# [What to work on]
Identify each line below containing the string "done" and copy it.

# [Stored data]
====

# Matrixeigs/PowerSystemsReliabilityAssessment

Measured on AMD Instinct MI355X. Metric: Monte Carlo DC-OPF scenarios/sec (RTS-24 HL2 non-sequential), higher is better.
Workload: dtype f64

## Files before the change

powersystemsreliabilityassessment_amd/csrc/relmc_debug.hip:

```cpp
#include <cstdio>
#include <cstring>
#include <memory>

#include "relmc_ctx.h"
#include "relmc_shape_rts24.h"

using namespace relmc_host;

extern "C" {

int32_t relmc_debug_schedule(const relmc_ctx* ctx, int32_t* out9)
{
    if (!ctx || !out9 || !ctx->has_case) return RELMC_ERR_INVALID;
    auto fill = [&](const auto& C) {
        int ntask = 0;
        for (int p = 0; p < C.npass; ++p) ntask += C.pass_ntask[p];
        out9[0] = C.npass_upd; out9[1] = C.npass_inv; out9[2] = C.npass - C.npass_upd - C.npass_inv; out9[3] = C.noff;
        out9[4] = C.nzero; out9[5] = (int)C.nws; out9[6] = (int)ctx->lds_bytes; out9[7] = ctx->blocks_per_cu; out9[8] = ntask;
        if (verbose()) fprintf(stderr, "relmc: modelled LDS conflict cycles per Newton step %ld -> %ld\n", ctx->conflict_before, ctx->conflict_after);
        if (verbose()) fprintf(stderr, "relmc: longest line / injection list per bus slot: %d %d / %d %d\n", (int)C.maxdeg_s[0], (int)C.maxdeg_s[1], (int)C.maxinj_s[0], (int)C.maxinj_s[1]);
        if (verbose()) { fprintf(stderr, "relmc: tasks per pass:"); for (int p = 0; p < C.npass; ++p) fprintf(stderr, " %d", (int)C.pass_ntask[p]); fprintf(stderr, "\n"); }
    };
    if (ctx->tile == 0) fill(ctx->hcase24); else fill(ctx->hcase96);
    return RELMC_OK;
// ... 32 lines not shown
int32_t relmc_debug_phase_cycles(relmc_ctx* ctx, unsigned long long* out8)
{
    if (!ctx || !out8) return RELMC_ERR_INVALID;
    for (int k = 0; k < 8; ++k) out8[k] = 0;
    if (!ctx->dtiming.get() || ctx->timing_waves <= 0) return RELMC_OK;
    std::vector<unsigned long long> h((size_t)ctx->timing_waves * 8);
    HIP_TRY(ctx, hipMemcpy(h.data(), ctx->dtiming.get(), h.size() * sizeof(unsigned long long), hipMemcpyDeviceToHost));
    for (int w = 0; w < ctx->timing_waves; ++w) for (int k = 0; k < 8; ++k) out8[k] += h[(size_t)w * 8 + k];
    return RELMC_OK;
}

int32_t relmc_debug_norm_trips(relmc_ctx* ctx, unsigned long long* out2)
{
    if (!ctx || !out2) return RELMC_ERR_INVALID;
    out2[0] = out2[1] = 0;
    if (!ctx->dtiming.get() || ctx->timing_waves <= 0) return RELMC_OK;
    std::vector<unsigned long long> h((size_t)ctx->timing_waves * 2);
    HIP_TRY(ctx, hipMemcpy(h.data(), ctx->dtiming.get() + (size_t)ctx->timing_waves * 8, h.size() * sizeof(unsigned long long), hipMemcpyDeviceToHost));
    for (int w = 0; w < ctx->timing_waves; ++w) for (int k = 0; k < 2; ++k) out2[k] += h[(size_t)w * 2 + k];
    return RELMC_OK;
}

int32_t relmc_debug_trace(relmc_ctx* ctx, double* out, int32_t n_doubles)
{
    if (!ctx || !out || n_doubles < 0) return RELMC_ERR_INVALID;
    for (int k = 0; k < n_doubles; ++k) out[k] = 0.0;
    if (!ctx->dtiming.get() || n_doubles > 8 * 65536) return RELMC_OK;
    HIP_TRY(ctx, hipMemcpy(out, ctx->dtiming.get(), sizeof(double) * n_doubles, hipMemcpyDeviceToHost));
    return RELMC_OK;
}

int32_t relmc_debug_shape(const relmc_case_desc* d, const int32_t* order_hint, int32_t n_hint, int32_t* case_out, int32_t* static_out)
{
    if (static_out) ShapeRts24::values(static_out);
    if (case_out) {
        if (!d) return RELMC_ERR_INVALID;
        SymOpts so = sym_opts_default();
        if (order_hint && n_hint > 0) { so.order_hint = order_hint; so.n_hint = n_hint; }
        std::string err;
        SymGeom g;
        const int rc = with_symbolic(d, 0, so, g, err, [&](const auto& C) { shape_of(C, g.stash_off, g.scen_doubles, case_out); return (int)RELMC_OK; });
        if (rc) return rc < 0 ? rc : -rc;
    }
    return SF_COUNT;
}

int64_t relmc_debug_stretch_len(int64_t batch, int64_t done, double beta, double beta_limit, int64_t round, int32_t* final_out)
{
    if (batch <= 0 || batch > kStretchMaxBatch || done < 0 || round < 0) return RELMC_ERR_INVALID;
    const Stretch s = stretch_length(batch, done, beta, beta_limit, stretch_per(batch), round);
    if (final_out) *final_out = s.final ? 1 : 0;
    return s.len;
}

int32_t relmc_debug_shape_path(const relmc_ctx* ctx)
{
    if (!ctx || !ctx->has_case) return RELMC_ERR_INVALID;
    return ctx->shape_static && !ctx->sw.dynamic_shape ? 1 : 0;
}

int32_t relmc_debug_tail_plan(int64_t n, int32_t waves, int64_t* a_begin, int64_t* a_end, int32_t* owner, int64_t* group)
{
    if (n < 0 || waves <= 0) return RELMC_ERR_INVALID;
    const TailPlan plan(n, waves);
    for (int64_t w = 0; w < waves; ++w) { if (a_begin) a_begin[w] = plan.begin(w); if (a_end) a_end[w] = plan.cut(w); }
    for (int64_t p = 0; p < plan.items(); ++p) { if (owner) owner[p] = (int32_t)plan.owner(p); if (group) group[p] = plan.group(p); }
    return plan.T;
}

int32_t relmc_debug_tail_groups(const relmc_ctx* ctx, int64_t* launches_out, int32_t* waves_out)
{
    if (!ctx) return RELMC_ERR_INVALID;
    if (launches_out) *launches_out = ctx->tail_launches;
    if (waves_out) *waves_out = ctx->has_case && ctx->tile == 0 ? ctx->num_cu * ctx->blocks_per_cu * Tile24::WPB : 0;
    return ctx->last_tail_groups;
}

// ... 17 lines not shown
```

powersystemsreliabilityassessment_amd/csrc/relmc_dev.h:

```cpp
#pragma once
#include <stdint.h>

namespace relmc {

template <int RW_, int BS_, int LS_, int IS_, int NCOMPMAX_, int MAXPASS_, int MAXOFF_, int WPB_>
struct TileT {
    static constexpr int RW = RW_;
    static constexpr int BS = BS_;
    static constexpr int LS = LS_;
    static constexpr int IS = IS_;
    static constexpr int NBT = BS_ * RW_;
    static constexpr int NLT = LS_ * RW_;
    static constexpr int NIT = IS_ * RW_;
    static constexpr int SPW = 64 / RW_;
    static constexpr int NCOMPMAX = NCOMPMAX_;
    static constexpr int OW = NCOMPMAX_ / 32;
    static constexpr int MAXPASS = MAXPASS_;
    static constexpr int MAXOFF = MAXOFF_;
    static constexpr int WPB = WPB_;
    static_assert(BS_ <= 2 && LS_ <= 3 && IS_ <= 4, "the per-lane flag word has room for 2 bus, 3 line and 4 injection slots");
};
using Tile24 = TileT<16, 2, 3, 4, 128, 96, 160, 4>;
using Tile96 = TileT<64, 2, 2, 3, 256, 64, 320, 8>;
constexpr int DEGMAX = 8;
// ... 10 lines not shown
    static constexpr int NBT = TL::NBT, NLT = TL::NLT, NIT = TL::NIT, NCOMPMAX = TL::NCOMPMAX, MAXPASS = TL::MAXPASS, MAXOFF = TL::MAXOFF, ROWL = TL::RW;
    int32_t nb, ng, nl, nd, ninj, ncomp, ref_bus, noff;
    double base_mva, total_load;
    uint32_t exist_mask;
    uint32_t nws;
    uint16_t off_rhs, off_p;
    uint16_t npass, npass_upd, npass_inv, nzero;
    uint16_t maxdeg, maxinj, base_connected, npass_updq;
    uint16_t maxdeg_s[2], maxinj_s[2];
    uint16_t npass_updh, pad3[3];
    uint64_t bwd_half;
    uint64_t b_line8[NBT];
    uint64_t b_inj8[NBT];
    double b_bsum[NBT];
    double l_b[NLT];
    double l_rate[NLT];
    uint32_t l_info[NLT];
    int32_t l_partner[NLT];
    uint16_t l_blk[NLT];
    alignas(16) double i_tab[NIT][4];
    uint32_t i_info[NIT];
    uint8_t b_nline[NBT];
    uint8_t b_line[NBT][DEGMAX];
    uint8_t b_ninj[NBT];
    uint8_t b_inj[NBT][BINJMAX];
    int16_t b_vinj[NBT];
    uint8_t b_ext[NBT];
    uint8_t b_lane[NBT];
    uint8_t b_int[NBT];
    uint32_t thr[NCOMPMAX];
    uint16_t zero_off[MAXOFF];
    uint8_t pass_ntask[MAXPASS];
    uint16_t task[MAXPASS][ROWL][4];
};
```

====

# [Exercise output]
int64_t relmc_debug_stretch_len(int64_t batch, int64_t done, double beta, double beta_limit, int64_t round, int32_t* final_out)
    if (batch <= 0 || batch > kStretchMaxBatch || done < 0 || round < 0) return RELMC_ERR_INVALID;
    const Stretch s = stretch_length(batch, done, beta, beta_limit, stretch_per(batch), round);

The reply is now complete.